(Records supplied):

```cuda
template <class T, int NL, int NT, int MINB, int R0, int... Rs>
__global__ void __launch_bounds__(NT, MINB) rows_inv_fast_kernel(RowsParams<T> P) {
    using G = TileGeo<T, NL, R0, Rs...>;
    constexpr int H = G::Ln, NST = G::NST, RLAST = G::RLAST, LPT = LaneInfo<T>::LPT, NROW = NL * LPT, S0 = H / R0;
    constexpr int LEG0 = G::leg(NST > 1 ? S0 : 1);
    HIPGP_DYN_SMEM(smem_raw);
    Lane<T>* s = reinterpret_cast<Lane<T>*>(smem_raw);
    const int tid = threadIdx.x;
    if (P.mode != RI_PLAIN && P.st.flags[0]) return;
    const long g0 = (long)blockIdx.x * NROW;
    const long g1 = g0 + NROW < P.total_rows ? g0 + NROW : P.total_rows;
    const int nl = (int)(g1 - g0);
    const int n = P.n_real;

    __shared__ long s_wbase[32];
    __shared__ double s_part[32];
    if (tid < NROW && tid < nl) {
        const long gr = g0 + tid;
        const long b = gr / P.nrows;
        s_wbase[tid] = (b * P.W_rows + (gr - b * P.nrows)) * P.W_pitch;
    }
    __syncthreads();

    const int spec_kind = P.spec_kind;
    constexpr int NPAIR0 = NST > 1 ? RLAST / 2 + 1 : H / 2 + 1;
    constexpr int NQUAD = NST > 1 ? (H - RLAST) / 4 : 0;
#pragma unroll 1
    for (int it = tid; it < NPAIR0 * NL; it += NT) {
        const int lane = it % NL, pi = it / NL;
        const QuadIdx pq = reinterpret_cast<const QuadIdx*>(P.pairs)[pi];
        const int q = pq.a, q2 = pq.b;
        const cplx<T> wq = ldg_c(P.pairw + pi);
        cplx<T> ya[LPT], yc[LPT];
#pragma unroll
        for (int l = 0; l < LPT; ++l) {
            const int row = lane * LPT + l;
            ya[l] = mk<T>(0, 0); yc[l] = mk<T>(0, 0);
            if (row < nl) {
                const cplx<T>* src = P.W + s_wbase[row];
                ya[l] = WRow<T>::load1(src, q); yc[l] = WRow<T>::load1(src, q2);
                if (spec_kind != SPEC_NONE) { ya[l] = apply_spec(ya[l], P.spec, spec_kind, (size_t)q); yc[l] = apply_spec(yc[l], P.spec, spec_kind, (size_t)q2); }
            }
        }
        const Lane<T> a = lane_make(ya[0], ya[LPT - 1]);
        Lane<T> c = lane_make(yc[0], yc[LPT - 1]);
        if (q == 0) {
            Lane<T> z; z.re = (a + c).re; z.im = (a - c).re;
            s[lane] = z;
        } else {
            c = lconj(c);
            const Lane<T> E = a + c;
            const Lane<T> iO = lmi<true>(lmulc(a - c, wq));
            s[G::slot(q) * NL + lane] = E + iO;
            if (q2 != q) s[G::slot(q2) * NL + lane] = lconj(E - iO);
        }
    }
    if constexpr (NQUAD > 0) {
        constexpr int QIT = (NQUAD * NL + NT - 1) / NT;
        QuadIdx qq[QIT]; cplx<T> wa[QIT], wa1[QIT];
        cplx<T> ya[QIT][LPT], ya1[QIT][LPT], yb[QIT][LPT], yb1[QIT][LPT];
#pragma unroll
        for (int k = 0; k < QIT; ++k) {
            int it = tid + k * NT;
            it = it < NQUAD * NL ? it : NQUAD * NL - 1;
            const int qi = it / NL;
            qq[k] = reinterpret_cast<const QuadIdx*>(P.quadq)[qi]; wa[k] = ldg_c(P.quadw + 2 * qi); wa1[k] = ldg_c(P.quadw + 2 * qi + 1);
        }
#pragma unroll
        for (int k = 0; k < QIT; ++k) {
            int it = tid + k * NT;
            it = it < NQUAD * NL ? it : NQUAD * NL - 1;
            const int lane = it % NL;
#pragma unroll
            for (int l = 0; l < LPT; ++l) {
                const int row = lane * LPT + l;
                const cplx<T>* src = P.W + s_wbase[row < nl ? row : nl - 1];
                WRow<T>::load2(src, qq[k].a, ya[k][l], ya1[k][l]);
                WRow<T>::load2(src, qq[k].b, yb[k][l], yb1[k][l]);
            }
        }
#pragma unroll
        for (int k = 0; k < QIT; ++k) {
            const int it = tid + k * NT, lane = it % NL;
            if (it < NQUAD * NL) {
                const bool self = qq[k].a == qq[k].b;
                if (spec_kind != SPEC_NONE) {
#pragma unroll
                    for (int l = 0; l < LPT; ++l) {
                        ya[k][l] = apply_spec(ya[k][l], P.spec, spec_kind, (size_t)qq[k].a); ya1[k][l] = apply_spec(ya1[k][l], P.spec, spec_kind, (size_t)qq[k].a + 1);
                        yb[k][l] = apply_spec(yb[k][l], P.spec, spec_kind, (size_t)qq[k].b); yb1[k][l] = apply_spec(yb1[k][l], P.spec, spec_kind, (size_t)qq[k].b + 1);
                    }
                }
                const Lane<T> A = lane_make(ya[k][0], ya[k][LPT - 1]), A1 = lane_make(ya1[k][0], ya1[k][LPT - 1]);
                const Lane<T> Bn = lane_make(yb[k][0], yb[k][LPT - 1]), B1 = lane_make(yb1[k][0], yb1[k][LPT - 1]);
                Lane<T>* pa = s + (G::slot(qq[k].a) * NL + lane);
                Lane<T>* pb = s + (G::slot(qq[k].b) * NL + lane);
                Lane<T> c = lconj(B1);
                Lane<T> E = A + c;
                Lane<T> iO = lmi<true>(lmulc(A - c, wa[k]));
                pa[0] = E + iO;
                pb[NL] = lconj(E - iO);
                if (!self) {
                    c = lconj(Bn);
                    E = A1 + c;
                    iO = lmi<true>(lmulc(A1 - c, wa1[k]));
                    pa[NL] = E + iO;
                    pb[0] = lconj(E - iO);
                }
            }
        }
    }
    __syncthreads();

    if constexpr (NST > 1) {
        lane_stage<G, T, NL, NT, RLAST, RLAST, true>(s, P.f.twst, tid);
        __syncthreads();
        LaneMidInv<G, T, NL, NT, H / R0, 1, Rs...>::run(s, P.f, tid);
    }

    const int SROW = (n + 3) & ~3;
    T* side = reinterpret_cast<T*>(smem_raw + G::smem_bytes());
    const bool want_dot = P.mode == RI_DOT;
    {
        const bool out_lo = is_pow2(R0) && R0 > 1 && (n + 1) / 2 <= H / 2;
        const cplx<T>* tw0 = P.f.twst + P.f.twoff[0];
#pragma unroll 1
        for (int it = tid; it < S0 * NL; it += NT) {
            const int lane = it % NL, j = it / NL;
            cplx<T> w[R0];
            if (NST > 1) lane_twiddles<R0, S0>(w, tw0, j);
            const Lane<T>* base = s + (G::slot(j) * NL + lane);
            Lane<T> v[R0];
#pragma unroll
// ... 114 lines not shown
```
==
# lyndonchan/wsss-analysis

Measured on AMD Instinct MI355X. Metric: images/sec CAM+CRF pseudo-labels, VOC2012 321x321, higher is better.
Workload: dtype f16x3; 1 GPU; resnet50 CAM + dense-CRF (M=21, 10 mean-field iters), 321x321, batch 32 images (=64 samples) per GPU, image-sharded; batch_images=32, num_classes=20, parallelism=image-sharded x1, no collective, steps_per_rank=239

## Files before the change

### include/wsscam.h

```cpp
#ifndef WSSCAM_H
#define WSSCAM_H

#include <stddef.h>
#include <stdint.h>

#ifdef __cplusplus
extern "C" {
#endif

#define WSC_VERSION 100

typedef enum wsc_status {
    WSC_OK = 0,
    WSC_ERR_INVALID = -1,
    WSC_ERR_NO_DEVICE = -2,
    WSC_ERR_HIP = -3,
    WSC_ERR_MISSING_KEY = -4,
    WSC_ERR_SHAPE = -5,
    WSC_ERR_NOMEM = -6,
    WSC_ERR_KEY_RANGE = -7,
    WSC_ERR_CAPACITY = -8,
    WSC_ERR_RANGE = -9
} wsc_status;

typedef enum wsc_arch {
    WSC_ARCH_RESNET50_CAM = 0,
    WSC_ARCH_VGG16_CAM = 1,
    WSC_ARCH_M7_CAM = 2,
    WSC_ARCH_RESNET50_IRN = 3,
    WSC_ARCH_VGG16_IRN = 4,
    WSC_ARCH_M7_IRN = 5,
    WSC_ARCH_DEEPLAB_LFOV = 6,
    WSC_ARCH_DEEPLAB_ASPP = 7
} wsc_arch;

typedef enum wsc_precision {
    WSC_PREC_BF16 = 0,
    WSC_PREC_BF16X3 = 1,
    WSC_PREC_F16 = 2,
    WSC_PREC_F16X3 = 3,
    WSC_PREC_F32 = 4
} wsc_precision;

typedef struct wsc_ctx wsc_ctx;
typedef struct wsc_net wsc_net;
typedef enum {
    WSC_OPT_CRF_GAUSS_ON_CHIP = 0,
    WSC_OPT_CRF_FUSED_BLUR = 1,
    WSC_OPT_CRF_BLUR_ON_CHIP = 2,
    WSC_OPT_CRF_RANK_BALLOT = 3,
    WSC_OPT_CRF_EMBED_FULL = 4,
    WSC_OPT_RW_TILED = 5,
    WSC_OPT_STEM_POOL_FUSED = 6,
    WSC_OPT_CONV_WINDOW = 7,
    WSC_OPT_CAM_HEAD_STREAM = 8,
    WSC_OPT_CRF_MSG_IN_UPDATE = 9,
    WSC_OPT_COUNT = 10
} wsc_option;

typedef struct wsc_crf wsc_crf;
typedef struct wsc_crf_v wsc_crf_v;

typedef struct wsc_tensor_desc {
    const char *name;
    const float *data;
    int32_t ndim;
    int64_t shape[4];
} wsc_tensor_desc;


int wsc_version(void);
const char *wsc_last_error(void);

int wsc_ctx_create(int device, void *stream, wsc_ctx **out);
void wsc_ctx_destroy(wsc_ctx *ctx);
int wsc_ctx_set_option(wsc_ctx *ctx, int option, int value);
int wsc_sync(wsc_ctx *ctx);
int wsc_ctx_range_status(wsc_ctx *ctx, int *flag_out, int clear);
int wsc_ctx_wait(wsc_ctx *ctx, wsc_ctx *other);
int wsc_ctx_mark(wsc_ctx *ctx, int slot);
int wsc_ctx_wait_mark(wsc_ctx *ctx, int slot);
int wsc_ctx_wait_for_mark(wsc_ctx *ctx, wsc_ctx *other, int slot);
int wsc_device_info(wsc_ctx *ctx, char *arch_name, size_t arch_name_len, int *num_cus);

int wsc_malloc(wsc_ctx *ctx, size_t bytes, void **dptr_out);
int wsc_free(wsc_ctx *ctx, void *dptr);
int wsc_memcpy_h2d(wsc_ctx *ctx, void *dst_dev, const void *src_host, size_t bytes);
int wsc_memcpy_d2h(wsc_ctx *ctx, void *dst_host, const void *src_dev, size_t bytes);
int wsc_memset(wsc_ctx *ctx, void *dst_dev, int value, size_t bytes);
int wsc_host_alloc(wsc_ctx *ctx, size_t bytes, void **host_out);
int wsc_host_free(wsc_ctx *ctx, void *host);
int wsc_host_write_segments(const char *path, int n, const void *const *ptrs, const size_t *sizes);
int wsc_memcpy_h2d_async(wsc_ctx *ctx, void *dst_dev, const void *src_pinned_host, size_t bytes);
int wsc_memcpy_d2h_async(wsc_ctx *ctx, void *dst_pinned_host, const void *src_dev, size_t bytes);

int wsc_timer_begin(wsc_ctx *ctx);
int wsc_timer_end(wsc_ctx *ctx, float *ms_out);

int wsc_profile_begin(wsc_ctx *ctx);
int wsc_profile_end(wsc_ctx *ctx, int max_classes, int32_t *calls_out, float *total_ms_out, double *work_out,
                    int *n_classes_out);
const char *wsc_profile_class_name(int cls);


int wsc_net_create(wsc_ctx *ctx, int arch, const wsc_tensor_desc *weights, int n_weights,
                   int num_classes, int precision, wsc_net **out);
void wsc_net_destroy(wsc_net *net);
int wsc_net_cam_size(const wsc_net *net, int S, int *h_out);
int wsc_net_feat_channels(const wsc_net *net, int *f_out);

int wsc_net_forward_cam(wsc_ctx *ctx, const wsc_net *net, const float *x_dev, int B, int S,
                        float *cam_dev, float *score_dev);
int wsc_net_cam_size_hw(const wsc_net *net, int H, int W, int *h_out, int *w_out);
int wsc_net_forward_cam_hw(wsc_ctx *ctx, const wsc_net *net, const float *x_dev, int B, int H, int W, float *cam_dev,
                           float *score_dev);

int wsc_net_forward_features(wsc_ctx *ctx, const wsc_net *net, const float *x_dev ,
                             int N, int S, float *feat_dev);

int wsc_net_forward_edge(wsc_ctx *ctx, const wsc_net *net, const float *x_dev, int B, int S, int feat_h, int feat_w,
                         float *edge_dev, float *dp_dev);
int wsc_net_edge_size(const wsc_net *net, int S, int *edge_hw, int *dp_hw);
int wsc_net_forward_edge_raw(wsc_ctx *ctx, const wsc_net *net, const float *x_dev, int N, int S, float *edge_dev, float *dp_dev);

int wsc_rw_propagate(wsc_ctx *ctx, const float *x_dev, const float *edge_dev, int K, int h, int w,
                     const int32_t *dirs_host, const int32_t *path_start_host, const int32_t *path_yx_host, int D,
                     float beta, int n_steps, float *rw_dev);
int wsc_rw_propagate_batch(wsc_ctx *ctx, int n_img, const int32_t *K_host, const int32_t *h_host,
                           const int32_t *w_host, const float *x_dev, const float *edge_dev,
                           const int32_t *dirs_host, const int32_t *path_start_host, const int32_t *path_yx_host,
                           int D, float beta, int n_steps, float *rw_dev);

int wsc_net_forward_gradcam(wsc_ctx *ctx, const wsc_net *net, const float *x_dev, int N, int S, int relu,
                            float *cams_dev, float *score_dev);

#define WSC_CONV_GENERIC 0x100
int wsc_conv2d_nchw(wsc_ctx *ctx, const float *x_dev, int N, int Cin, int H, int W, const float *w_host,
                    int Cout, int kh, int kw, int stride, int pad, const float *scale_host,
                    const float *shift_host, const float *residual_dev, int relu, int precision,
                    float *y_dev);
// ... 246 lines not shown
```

(Work item): Track down every line in the entries that includes the string "QuadIdx", and copy it.

(Written response):
        const QuadIdx pq = reinterpret_cast<const QuadIdx*>(P.pairs)[pi];
        QuadIdx qq[QIT]; cplx<T> wa[QIT], wa1[QIT];
            qq[k] = reinterpret_cast<const QuadIdx*>(P.quadq)[qi]; wa[k] = ldg_c(P.quadw + 2 * qi); wa1[k] = ldg_c(P.quadw + 2 * qi + 1);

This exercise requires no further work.